[Stored items]
....................
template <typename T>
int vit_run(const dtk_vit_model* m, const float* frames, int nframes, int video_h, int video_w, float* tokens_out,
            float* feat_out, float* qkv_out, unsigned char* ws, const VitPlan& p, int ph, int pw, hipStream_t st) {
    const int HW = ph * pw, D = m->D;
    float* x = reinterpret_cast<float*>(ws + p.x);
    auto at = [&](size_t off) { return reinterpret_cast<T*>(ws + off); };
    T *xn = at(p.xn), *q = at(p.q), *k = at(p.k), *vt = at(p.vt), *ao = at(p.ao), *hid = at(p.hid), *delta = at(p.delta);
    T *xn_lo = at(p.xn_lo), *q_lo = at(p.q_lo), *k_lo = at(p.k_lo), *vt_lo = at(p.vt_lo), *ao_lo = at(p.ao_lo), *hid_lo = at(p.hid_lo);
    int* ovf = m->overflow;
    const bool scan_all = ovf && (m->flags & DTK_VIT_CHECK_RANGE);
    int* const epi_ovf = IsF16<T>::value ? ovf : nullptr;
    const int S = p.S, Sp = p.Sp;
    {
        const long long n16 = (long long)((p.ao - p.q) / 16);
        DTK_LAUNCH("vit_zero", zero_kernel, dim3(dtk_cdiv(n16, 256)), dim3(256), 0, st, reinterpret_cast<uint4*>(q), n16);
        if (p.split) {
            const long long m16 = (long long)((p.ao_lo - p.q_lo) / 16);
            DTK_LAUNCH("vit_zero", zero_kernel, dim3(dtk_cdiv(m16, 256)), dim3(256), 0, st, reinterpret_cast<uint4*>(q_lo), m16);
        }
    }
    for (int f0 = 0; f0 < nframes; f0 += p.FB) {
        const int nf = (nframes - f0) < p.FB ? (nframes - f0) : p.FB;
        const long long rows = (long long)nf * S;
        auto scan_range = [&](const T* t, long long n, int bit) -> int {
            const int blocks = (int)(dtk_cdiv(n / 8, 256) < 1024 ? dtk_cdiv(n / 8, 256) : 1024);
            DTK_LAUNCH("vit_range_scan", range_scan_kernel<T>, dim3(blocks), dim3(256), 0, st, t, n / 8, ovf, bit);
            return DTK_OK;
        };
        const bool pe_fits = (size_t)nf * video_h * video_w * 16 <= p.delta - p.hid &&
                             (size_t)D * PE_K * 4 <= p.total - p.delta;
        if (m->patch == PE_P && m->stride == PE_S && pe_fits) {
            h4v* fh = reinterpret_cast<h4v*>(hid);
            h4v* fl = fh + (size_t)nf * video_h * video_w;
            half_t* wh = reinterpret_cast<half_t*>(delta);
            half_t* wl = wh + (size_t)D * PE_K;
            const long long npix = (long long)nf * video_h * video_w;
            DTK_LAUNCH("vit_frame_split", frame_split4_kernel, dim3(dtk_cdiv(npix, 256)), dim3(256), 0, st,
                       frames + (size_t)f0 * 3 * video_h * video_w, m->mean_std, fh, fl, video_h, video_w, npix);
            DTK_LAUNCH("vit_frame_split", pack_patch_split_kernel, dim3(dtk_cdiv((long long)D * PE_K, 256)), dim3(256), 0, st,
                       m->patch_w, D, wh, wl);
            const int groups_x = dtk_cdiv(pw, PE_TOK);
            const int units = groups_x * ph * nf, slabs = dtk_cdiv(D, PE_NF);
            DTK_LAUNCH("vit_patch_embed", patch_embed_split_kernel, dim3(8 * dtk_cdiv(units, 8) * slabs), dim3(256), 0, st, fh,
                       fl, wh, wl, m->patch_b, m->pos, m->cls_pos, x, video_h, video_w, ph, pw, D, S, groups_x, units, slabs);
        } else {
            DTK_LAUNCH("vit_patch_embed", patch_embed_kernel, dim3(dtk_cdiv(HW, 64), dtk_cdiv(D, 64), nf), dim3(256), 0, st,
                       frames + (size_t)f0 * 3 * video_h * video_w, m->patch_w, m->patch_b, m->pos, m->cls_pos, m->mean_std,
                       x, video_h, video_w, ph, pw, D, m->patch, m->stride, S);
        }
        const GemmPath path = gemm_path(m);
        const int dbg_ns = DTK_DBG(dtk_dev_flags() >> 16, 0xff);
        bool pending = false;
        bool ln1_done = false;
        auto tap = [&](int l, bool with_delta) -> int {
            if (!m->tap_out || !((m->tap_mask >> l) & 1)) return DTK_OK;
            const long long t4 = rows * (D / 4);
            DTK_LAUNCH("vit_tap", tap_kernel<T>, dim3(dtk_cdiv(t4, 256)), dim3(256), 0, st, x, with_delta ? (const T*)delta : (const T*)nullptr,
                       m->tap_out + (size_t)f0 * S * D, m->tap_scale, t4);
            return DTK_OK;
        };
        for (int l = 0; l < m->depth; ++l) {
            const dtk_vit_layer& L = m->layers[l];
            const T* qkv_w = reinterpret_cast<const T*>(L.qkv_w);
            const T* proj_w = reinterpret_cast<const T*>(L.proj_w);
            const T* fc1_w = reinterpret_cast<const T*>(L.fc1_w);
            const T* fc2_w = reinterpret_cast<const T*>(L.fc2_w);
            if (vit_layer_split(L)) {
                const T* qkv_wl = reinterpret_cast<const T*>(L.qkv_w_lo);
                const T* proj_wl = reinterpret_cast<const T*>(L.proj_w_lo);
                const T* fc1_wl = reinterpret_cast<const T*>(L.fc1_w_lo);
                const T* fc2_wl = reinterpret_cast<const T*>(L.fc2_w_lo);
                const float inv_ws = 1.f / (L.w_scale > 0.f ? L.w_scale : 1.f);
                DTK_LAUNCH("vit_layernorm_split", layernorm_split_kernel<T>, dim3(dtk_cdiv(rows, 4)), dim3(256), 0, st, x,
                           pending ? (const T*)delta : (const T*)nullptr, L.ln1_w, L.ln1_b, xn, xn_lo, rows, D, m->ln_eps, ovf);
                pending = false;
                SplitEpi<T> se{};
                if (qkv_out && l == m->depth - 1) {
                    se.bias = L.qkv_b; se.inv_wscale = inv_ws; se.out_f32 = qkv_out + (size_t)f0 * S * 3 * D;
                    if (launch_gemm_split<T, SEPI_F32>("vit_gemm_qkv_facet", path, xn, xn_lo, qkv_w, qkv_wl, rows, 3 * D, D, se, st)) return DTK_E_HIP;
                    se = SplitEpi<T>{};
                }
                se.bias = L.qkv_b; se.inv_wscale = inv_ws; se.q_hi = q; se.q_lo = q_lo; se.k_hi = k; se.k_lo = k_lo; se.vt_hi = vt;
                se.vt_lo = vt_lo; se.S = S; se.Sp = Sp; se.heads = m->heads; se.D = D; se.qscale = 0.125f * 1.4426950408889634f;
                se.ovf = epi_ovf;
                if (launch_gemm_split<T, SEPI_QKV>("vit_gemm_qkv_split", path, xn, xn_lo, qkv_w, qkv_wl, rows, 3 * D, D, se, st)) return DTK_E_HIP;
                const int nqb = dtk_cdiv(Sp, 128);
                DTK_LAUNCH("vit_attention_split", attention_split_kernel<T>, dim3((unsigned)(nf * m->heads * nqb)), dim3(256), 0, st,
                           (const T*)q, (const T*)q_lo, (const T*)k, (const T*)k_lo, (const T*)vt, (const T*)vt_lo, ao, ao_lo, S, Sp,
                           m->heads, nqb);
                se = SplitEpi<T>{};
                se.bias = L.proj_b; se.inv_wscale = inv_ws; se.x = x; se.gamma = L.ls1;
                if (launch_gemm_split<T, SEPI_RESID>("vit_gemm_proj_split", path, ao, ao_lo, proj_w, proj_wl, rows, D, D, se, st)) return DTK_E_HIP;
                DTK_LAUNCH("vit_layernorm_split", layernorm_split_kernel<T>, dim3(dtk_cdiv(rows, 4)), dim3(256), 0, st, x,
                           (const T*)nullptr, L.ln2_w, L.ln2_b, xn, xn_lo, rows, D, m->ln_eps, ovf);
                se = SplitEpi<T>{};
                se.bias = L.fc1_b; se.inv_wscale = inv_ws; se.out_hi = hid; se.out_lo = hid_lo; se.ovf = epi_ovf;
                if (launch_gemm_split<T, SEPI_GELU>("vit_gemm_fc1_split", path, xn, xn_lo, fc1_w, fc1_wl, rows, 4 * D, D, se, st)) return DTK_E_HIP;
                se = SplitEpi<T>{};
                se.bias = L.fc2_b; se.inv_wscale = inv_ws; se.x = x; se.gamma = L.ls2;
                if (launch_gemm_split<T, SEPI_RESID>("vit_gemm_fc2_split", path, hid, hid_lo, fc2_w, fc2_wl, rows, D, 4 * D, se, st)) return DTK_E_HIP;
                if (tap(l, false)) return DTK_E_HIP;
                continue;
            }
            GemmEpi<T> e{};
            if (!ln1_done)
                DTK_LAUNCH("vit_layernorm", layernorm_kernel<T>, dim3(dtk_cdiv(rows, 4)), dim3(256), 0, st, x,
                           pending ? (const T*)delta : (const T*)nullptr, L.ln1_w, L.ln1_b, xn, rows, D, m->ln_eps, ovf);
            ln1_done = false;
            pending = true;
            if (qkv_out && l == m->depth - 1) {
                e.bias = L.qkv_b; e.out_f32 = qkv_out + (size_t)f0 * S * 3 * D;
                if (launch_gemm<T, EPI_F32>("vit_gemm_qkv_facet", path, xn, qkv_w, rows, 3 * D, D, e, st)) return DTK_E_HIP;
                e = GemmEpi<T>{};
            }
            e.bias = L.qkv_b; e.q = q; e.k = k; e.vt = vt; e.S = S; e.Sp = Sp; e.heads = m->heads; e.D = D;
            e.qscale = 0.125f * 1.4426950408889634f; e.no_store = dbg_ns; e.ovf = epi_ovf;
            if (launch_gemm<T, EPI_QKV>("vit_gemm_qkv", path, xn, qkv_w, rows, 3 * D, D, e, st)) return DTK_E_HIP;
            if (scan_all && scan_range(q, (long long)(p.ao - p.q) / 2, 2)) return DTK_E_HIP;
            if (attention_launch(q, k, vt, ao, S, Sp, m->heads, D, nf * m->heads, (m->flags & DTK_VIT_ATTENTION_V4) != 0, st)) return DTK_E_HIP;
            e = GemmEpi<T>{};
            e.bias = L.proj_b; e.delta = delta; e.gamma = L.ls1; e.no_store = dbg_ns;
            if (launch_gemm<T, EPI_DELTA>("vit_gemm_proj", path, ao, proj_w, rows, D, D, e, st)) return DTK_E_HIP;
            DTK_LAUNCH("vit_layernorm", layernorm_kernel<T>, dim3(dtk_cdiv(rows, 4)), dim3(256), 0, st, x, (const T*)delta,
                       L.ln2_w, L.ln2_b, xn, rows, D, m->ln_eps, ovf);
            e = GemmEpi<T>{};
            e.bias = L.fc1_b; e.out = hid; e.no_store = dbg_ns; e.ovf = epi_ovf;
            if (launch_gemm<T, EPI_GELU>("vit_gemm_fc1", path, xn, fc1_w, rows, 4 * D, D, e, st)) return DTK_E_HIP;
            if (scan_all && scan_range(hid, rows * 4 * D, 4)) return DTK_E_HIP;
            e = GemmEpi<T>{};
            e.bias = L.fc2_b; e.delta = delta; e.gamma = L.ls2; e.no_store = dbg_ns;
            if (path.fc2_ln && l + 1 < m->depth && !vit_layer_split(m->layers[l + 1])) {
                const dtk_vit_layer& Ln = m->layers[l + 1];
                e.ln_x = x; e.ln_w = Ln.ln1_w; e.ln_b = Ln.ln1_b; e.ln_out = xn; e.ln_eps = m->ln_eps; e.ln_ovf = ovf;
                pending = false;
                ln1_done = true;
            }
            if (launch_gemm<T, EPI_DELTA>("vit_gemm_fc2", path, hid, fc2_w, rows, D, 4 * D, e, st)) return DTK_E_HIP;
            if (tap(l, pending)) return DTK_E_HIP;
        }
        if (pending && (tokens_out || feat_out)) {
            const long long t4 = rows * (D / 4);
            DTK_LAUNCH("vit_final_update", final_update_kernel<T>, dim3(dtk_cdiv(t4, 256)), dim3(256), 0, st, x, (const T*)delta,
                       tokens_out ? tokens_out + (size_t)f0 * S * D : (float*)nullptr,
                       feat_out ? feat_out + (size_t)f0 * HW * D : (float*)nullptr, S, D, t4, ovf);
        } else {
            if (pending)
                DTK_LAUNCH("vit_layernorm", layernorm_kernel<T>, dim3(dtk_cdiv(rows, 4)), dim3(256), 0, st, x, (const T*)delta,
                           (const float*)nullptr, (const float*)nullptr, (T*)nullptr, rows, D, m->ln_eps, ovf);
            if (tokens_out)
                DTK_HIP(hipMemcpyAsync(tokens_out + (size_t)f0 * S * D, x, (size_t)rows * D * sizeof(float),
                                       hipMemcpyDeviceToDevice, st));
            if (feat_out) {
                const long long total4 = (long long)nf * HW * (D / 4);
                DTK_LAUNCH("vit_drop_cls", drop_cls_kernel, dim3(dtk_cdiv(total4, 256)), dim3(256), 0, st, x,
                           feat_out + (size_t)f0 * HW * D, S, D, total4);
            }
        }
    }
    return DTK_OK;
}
....................
WHAT THIS TASK INVOLVES →
Starting at the line that contains "e.bias = L.fc2_b; e.delta", write out every line to the end of the entries, exactly as given.

SOLUTION BELOW →
            e.bias = L.fc2_b; e.delta = delta; e.gamma = L.ls2; e.no_store = dbg_ns;
            if (path.fc2_ln && l + 1 < m->depth && !vit_layer_split(m->layers[l + 1])) {
                const dtk_vit_layer& Ln = m->layers[l + 1];
                e.ln_x = x; e.ln_w = Ln.ln1_w; e.ln_b = Ln.ln1_b; e.ln_out = xn; e.ln_eps = m->ln_eps; e.ln_ovf = ovf;
                pending = false;
                ln1_done = true;
            }
            if (launch_gemm<T, EPI_DELTA>("vit_gemm_fc2", path, hid, fc2_w, rows, D, 4 * D, e, st)) return DTK_E_HIP;
            if (tap(l, pending)) return DTK_E_HIP;
        }
        if (pending && (tokens_out || feat_out)) {
            const long long t4 = rows * (D / 4);
            DTK_LAUNCH("vit_final_update", final_update_kernel<T>, dim3(dtk_cdiv(t4, 256)), dim3(256), 0, st, x, (const T*)delta,
                       tokens_out ? tokens_out + (size_t)f0 * S * D : (float*)nullptr,
                       feat_out ? feat_out + (size_t)f0 * HW * D : (float*)nullptr, S, D, t4, ovf);
        } else {
            if (pending)
                DTK_LAUNCH("vit_layernorm", layernorm_kernel<T>, dim3(dtk_cdiv(rows, 4)), dim3(256), 0, st, x, (const T*)delta,
                           (const float*)nullptr, (const float*)nullptr, (T*)nullptr, rows, D, m->ln_eps, ovf);
            if (tokens_out)
                DTK_HIP(hipMemcpyAsync(tokens_out + (size_t)f0 * S * D, x, (size_t)rows * D * sizeof(float),
                                       hipMemcpyDeviceToDevice, st));
            if (feat_out) {
                const long long total4 = (long long)nf * HW * (D / 4);
                DTK_LAUNCH("vit_drop_cls", drop_cls_kernel, dim3(dtk_cdiv(total4, 256)), dim3(256), 0, st, x,
                           feat_out + (size_t)f0 * HW * D, S, D, total4);
            }
        }
    }
    return DTK_OK;
}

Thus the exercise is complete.